--- Data supplied Enclosed Below ---
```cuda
__device__ __forceinline__ void stem_transpose_frame(const uint8_t* const (&pl)[3], uint8_t* tile, int frame_dtype, int ltid,
                                                     int n_threads) {
  if (frame_dtype == kFrameBF16) {
    for (int i = ltid; i < 512; i += n_threads) {
      const int h = i >> 3, w0 = (i & 7) * 8;
      const uint4 a = *reinterpret_cast<const uint4*>(pl[0] + (h * 64 + w0) * 2);
      const uint4 b = *reinterpret_cast<const uint4*>(pl[1] + (h * 64 + w0) * 2);
      const uint4 c = *reinterpret_cast<const uint4*>(pl[2] + (h * 64 + w0) * 2);
      uint4* dst = reinterpret_cast<uint4*>(tile + (h + 2) * (kStemTilePitch * 6) + (w0 + 8) * 6);
      uint4 o0, o1, o2;
      o0.x = __byte_perm(a.x, b.x, 0x5410); o0.y = __byte_perm(c.x, a.x, 0x7610); o0.z = __byte_perm(b.x, c.x, 0x7632);
      o0.w = __byte_perm(a.y, b.y, 0x5410); o1.x = __byte_perm(c.y, a.y, 0x7610); o1.y = __byte_perm(b.y, c.y, 0x7632);
      o1.z = __byte_perm(a.z, b.z, 0x5410); o1.w = __byte_perm(c.z, a.z, 0x7610); o2.x = __byte_perm(b.z, c.z, 0x7632);
      o2.y = __byte_perm(a.w, b.w, 0x5410); o2.z = __byte_perm(c.w, a.w, 0x7610); o2.w = __byte_perm(b.w, c.w, 0x7632);
      dst[0] = o0; dst[1] = o1; dst[2] = o2;
    }
  } else if (frame_dtype == kFrameU8) {
    for (int i = ltid; i < 512; i += n_threads) {
      const int h = i >> 3, w0 = (i & 7) * 8;
      const uint2 a = *reinterpret_cast<const uint2*>(pl[0] + h * 64 + w0);
      const uint2 b = *reinterpret_cast<const uint2*>(pl[1] + h * 64 + w0);
      const uint2 c = *reinterpret_cast<const uint2*>(pl[2] + h * 64 + w0);
      uint4* dst = reinterpret_cast<uint4*>(tile + (h + 2) * (kStemTilePitch * 6) + (w0 + 8) * 6);
      uint32_t o[12];
#pragma unroll
      for (int half = 0; half < 2; ++half) {
        const uint32_t av = half ? a.y : a.x, bv = half ? b.y : b.x, cv = half ? c.y : c.x;
#pragma unroll
        for (int pp = 0; pp < 2; ++pp) {
          const uint32_t a0 = (av >> (16 * pp)) & 0xFF, a1 = (av >> (16 * pp + 8)) & 0xFF;
          const uint32_t b0 = (bv >> (16 * pp)) & 0xFF, b1 = (bv >> (16 * pp + 8)) & 0xFF;
          const uint32_t c0 = (cv >> (16 * pp)) & 0xFF, c1 = (cv >> (16 * pp + 8)) & 0xFF;
          o[half * 6 + pp * 3 + 0] = u8x2_to_bf16x2(a0, b0);
          o[half * 6 + pp * 3 + 1] = u8x2_to_bf16x2(c0, a1);
          o[half * 6 + pp * 3 + 2] = u8x2_to_bf16x2(b1, c1);
        }
      }
      dst[0] = make_uint4(o[0], o[1], o[2], o[3]);
      dst[1] = make_uint4(o[4], o[5], o[6], o[7]);
      dst[2] = make_uint4(o[8], o[9], o[10], o[11]);
    }
  } else {
    for (int i = ltid; i < 768; i += n_threads) {
      const int byte0 = i * 16;
      const int chunk = byte0 >> 12;
      const uint4 q = *reinterpret_cast<const uint4*>((chunk == 0 ? pl[0] : chunk == 1 ? pl[1] : pl[2]) + (byte0 & 4095));
      const int h = byte0 / 192, off = byte0 - h * 192;
      uint4* dst = reinterpret_cast<uint4*>(tile + (h + 2) * (kStemTilePitch * 6) + 48 + 2 * off);
      const uint32_t w[4] = {q.x, q.y, q.z, q.w};
      uint32_t o[8];
#pragma unroll
      for (int j = 0; j < 4; ++j) {
        o[2 * j] = u8x2_to_bf16x2(w[j] & 0xFF, (w[j] >> 8) & 0xFF);
        o[2 * j + 1] = u8x2_to_bf16x2((w[j] >> 16) & 0xFF, w[j] >> 24);
      }
      dst[0] = make_uint4(o[0], o[1], o[2], o[3]);
      dst[1] = make_uint4(o[4], o[5], o[6], o[7]);
    }
  }
}

}
```

### video_fingerprint_b200/csrc/stem_ts_kernel.cuh

```cuda
#pragma once
#include "stem_common.cuh"

namespace vfp {

constexpr int kTsGenWarp0 = 12, kTsGenWarps = 4;
constexpr int kTsEpiWarp0 = 16, kTsEpiWarps = 4;
constexpr int kTsRawSlots = 3;
constexpr int kTsXposeWarp1 = 20, kTsXposeWarps = 5;
constexpr int kTsABufs = 2;
constexpr int kTsColAcc = 0, kTsColA = 256, kTsColD = 384;
#ifndef VFP_STEM_HALFB
#define VFP_STEM_HALFB 0
#endif
#ifndef VFP_STEM_KNOCKOUT
#define VFP_STEM_KNOCKOUT 0
#endif
constexpr int kTsKnock = VFP_STEM_KNOCKOUT;
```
--- End of Enclosed Data supplied ---
Give the data again in full, keeping every line as it was.

Task response »
```cuda
__device__ __forceinline__ void stem_transpose_frame(const uint8_t* const (&pl)[3], uint8_t* tile, int frame_dtype, int ltid,
                                                     int n_threads) {
  if (frame_dtype == kFrameBF16) {
    for (int i = ltid; i < 512; i += n_threads) {
      const int h = i >> 3, w0 = (i & 7) * 8;
      const uint4 a = *reinterpret_cast<const uint4*>(pl[0] + (h * 64 + w0) * 2);
      const uint4 b = *reinterpret_cast<const uint4*>(pl[1] + (h * 64 + w0) * 2);
      const uint4 c = *reinterpret_cast<const uint4*>(pl[2] + (h * 64 + w0) * 2);
      uint4* dst = reinterpret_cast<uint4*>(tile + (h + 2) * (kStemTilePitch * 6) + (w0 + 8) * 6);
      uint4 o0, o1, o2;
      o0.x = __byte_perm(a.x, b.x, 0x5410); o0.y = __byte_perm(c.x, a.x, 0x7610); o0.z = __byte_perm(b.x, c.x, 0x7632);
      o0.w = __byte_perm(a.y, b.y, 0x5410); o1.x = __byte_perm(c.y, a.y, 0x7610); o1.y = __byte_perm(b.y, c.y, 0x7632);
      o1.z = __byte_perm(a.z, b.z, 0x5410); o1.w = __byte_perm(c.z, a.z, 0x7610); o2.x = __byte_perm(b.z, c.z, 0x7632);
      o2.y = __byte_perm(a.w, b.w, 0x5410); o2.z = __byte_perm(c.w, a.w, 0x7610); o2.w = __byte_perm(b.w, c.w, 0x7632);
      dst[0] = o0; dst[1] = o1; dst[2] = o2;
    }
  } else if (frame_dtype == kFrameU8) {
    for (int i = ltid; i < 512; i += n_threads) {
      const int h = i >> 3, w0 = (i & 7) * 8;
      const uint2 a = *reinterpret_cast<const uint2*>(pl[0] + h * 64 + w0);
      const uint2 b = *reinterpret_cast<const uint2*>(pl[1] + h * 64 + w0);
      const uint2 c = *reinterpret_cast<const uint2*>(pl[2] + h * 64 + w0);
      uint4* dst = reinterpret_cast<uint4*>(tile + (h + 2) * (kStemTilePitch * 6) + (w0 + 8) * 6);
      uint32_t o[12];
#pragma unroll
      for (int half = 0; half < 2; ++half) {
        const uint32_t av = half ? a.y : a.x, bv = half ? b.y : b.x, cv = half ? c.y : c.x;
#pragma unroll
        for (int pp = 0; pp < 2; ++pp) {
          const uint32_t a0 = (av >> (16 * pp)) & 0xFF, a1 = (av >> (16 * pp + 8)) & 0xFF;
          const uint32_t b0 = (bv >> (16 * pp)) & 0xFF, b1 = (bv >> (16 * pp + 8)) & 0xFF;
          const uint32_t c0 = (cv >> (16 * pp)) & 0xFF, c1 = (cv >> (16 * pp + 8)) & 0xFF;
          o[half * 6 + pp * 3 + 0] = u8x2_to_bf16x2(a0, b0);
          o[half * 6 + pp * 3 + 1] = u8x2_to_bf16x2(c0, a1);
          o[half * 6 + pp * 3 + 2] = u8x2_to_bf16x2(b1, c1);
        }
      }
      dst[0] = make_uint4(o[0], o[1], o[2], o[3]);
      dst[1] = make_uint4(o[4], o[5], o[6], o[7]);
      dst[2] = make_uint4(o[8], o[9], o[10], o[11]);
    }
  } else {
    for (int i = ltid; i < 768; i += n_threads) {
      const int byte0 = i * 16;
      const int chunk = byte0 >> 12;
      const uint4 q = *reinterpret_cast<const uint4*>((chunk == 0 ? pl[0] : chunk == 1 ? pl[1] : pl[2]) + (byte0 & 4095));
      const int h = byte0 / 192, off = byte0 - h * 192;
      uint4* dst = reinterpret_cast<uint4*>(tile + (h + 2) * (kStemTilePitch * 6) + 48 + 2 * off);
      const uint32_t w[4] = {q.x, q.y, q.z, q.w};
      uint32_t o[8];
#pragma unroll
      for (int j = 0; j < 4; ++j) {
        o[2 * j] = u8x2_to_bf16x2(w[j] & 0xFF, (w[j] >> 8) & 0xFF);
        o[2 * j + 1] = u8x2_to_bf16x2((w[j] >> 16) & 0xFF, w[j] >> 24);
      }
      dst[0] = make_uint4(o[0], o[1], o[2], o[3]);
      dst[1] = make_uint4(o[4], o[5], o[6], o[7]);
    }
  }
}

}
```

### video_fingerprint_b200/csrc/stem_ts_kernel.cuh

```cuda
#pragma once
#include "stem_common.cuh"

namespace vfp {

constexpr int kTsGenWarp0 = 12, kTsGenWarps = 4;
constexpr int kTsEpiWarp0 = 16, kTsEpiWarps = 4;
constexpr int kTsRawSlots = 3;
constexpr int kTsXposeWarp1 = 20, kTsXposeWarps = 5;
constexpr int kTsABufs = 2;
constexpr int kTsColAcc = 0, kTsColA = 256, kTsColD = 384;
#ifndef VFP_STEM_HALFB
#define VFP_STEM_HALFB 0
#endif
#ifndef VFP_STEM_KNOCKOUT
#define VFP_STEM_KNOCKOUT 0
#endif
constexpr int kTsKnock = VFP_STEM_KNOCKOUT;
```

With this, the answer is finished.